____ PROVIDED MATERIAL
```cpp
template <bool F16, bool DMA, int CKD = 32>
__global__ __launch_bounds__(256, CKD == 32 ? 3 : 2) void conv3x3_patch_kernel(const ConvGemmParams p) {
    static_assert(CKD == 32 || DMA, "64-channel chunks exist for the LDS-DMA form only");
    using G = PD<CKD>;
    using E = El<F16>;
    extern __shared__ __attribute__((aligned(16))) char smem[];
    char* const Abuf = smem;
    char* const Wbuf = smem + 2 * A_BYTES;

    const int tid = threadIdx.x;
    const int lane = tid & 63;
    const int wave = tid >> 6;
    const int wm0 = (wave >> 1) * 64;
    const int wn0 = (wave & 1) * 64;
    const int hi = lane >> 5, col = lane & 31;
    const int cpix = kColPix[col];

    const int H = p.Hout, W = p.Wout;
// ... 98 lines not shown
#pragma unroll
            for (int r = 0; r < 16; ++r) acc[a][bb][r] = 0.f;

    int a_frag[2];
#pragma unroll
    for (int bb = 0; bb < 2; ++bb) {
        const int q = wm0 + bb * 32 + cpix;
        a_frag[bb] = ((q / TW) * PW + (q % TW)) * RSTR + hi * 16;
    }
    const int w_frag = (wn0 + col) * RSTR + hi * 16;
    const bool wave_live = n0 + wn0 < p.N;

    if constexpr (DMA) {
        const int wv = __builtin_amdgcn_readfirstlane(wave);
        const uint32_t smem_base = (uint32_t)(uintptr_t)smem;
        const v4i_t dx = raw_rsrc(p.x, p.x_bytes), dw = raw_rsrc(p.w, p.w_bytes);
        constexpr uint32_t FAR = 0x80000000u;
        uint32_t acur[G::APW], wcur[G::WPW];
        uint32_t adst[G::APW], wdst[G::WPW];
#pragma unroll
        for (int i = 0; i < G::APW; ++i) {
            const int slot = (wv * G::APW + i) * 64 + lane, pp = slot / G::LPR, piece = (slot % G::LPR) ^ G::swz(pp);
            acur[i] = FAR;
            if (pp < NPIX) {
                const int iy = y0 - 1 + pp / PW, ix = x0 - 1 + pp % PW;
                if ((unsigned)iy < (unsigned)H && (unsigned)ix < (unsigned)W) {
                    const int sy = p.ups ? (iy >> 1) : iy, sx = p.ups ? (ix >> 1) : ix;
                    acur[i] = (uint32_t)(((b * p.Hin + sy) * p.Win + sx) * p.x_pix_stride + piece * 8 + c_begin * CKD) * 2u;
                }
            }
            adst[i] = smem_base + (uint32_t)((wv * G::APW + i) * 1024);
        }
#pragma unroll
        for (int i = 0; i < G::WPW; ++i) {
            const int slot = (wv * G::WPW + i) * 64 + lane, row = slot / G::LPR, piece = (slot % G::LPR) ^ G::swz(row);
            wcur[i] = (n0 + row < p.N) ? (uint32_t)(((size_t)(n0 + row) * p.K + piece * 8 + c_begin * CKD) * 2) : FAR;
            wdst[i] = smem_base + (uint32_t)(2 * G::AB + (wv * G::WPW + i) * 1024);
        }
        const uint32_t w_tap = (uint32_t)(p.Cin * 2), w_chunk = (uint32_t)(CKD * 2) - 8u * w_tap;
        auto dma_patch = [&](auto buf_c) __attribute__((always_inline)) {
#pragma unroll
            for (int i = 0; i < G::APW; ++i) {
                asm volatile("s_add_u32 m0, %1, %3\n\ts_nop 0\n\tbuffer_load_dwordx4 %0, %2, 0 offen lds"
                             : : "v"(acur[i]), "s"(adst[i]), "s"(dx), "n"(decltype(buf_c)::value * G::AB) : "memory", "scc");
                acur[i] += (uint32_t)(CKD * 2);
            }
        };
        auto dma_w = [&](auto ring_c, auto cross_c) __attribute__((always_inline)) {
#pragma unroll
            for (int i = 0; i < G::WPW; ++i) {
                asm volatile("s_add_u32 m0, %1, %3\n\ts_nop 0\n\tbuffer_load_dwordx4 %0, %2, 0 offen lds"
                             : : "v"(wcur[i]), "s"(wdst[i]), "s"(dw), "n"(decltype(ring_c)::value * G::WB) : "memory", "scc");
                wcur[i] += decltype(cross_c)::value ? w_chunk : w_tap;
            }
// ... 253 lines not shown

bool imd_conv_patch_supported(const ConvGemmParams& p) {
    const bool geom = p.ups ? (p.Hout == 2 * p.Hin && p.Wout == 2 * p.Win && p.gn_a == nullptr && !(g_gemm_flags & 512))
                            : (p.Hin == p.Hout && p.Win == p.Wout);
    return p.taps == 9 && p.stride == 1 && !p.pad_br_only && geom && p.Hout >= TH && p.Wout >= TW && (p.Cin % CK) == 0 &&
           p.mode == OUT_ROWMAJOR && p.act != ACT_GEGLU;
}

bool imd_conv_patch64_supported(const ConvGemmParams& p) {
    return imd_conv_patch_supported(p) && (p.Cin % 64) == 0 && p.gn_a == nullptr && !(g_gemm_flags & 512) && p.x_bytes < 0x80000000u && p.w_bytes < 0x80000000u;
}

int imd_launch_conv_patch64(const ConvGemmParams& p, hipStream_t s) {
    if (!imd_conv_patch64_supported(p)) return imd_set_error("conv_patch (128-byte rows): unsupported problem (needs 3x3 stride 1, H >= 8, W >= 16, Cin %% 64 == 0, operands < 2 GiB, no fused GroupNorm)");
    const bool h = p.dtype == IMD_DTYPE_F16;
    typedef void (*kern_t)(const ConvGemmParams);
    const kern_t kern = h ? conv3x3_patch_kernel<true, true, 64> : conv3x3_patch_kernel<false, true, 64>;
    if (int rc_attr = imd_lds_attr(reinterpret_cast<const void*>(kern), PD<64>::LDS, "conv_patch")) return rc_attr;
    const int B = p.M / (p.Hout * p.Wout);
    const long blocks = (long)B * ((p.Hout + TH - 1) / TH) * ((p.Wout + TW - 1) / TW) * ((p.N + BN - 1) / BN);
    hipLaunchKernelGGL(kern, dim3((unsigned)blocks, (unsigned)p.split_k), dim3(256), PD<64>::LDS, s, p);
    return imd_check_launch("conv_patch (128-byte rows)");
}

int imd_launch_conv_patch(const ConvGemmParams& p, hipStream_t s) {
    if (!imd_conv_patch_supported(p)) return imd_set_error("conv_patch: unsupported geometry (needs 3x3 stride 1, H >= 8, W >= 16, Cin %% 32 == 0)");
    const bool h = p.dtype == IMD_DTYPE_F16;
    const bool dma = p.gn_a == nullptr && !(g_gemm_flags & 512) && (p.ups || (p.x_bytes < 0x80000000u && p.w_bytes < 0x80000000u));
    if (p.ups && (p.x_bytes >= 0x80000000u || p.w_bytes >= 0x80000000u)) return imd_set_error("conv_patch: fused upsample needs operands < 2 GiB");
    typedef void (*kern_t)(const ConvGemmParams);
    const kern_t kern = dma ? (h ? conv3x3_patch_kernel<true, true> : conv3x3_patch_kernel<false, true>)
                            : (h ? conv3x3_patch_kernel<true, false> : conv3x3_patch_kernel<false, false>);
    const int lds = dma ? PATCH_DMA_LDS : PATCH_LDS;
    if (int rc_attr = imd_lds_attr(reinterpret_cast<const void*>(kern), lds, "conv_patch")) return rc_attr;
    const int B = p.M / (p.Hout * p.Wout);
    const long blocks = (long)B * ((p.Hout + TH - 1) / TH) * ((p.Wout + TW - 1) / TW) * ((p.N + BN - 1) / BN);
    hipLaunchKernelGGL(kern, dim3((unsigned)blocks, (unsigned)p.split_k), dim3(256), lds, s, p);
    return imd_check_launch("conv_patch");
}
```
________
### [TASK TO COMPLETE]
Using the data above, return each line that includes the word "true".

### [SOLVED PROBLEM]
    const kern_t kern = h ? conv3x3_patch_kernel<true, true, 64> : conv3x3_patch_kernel<false, true, 64>;
    const kern_t kern = dma ? (h ? conv3x3_patch_kernel<true, true> : conv3x3_patch_kernel<false, true>)
                            : (h ? conv3x3_patch_kernel<true, false> : conv3x3_patch_kernel<false, false>);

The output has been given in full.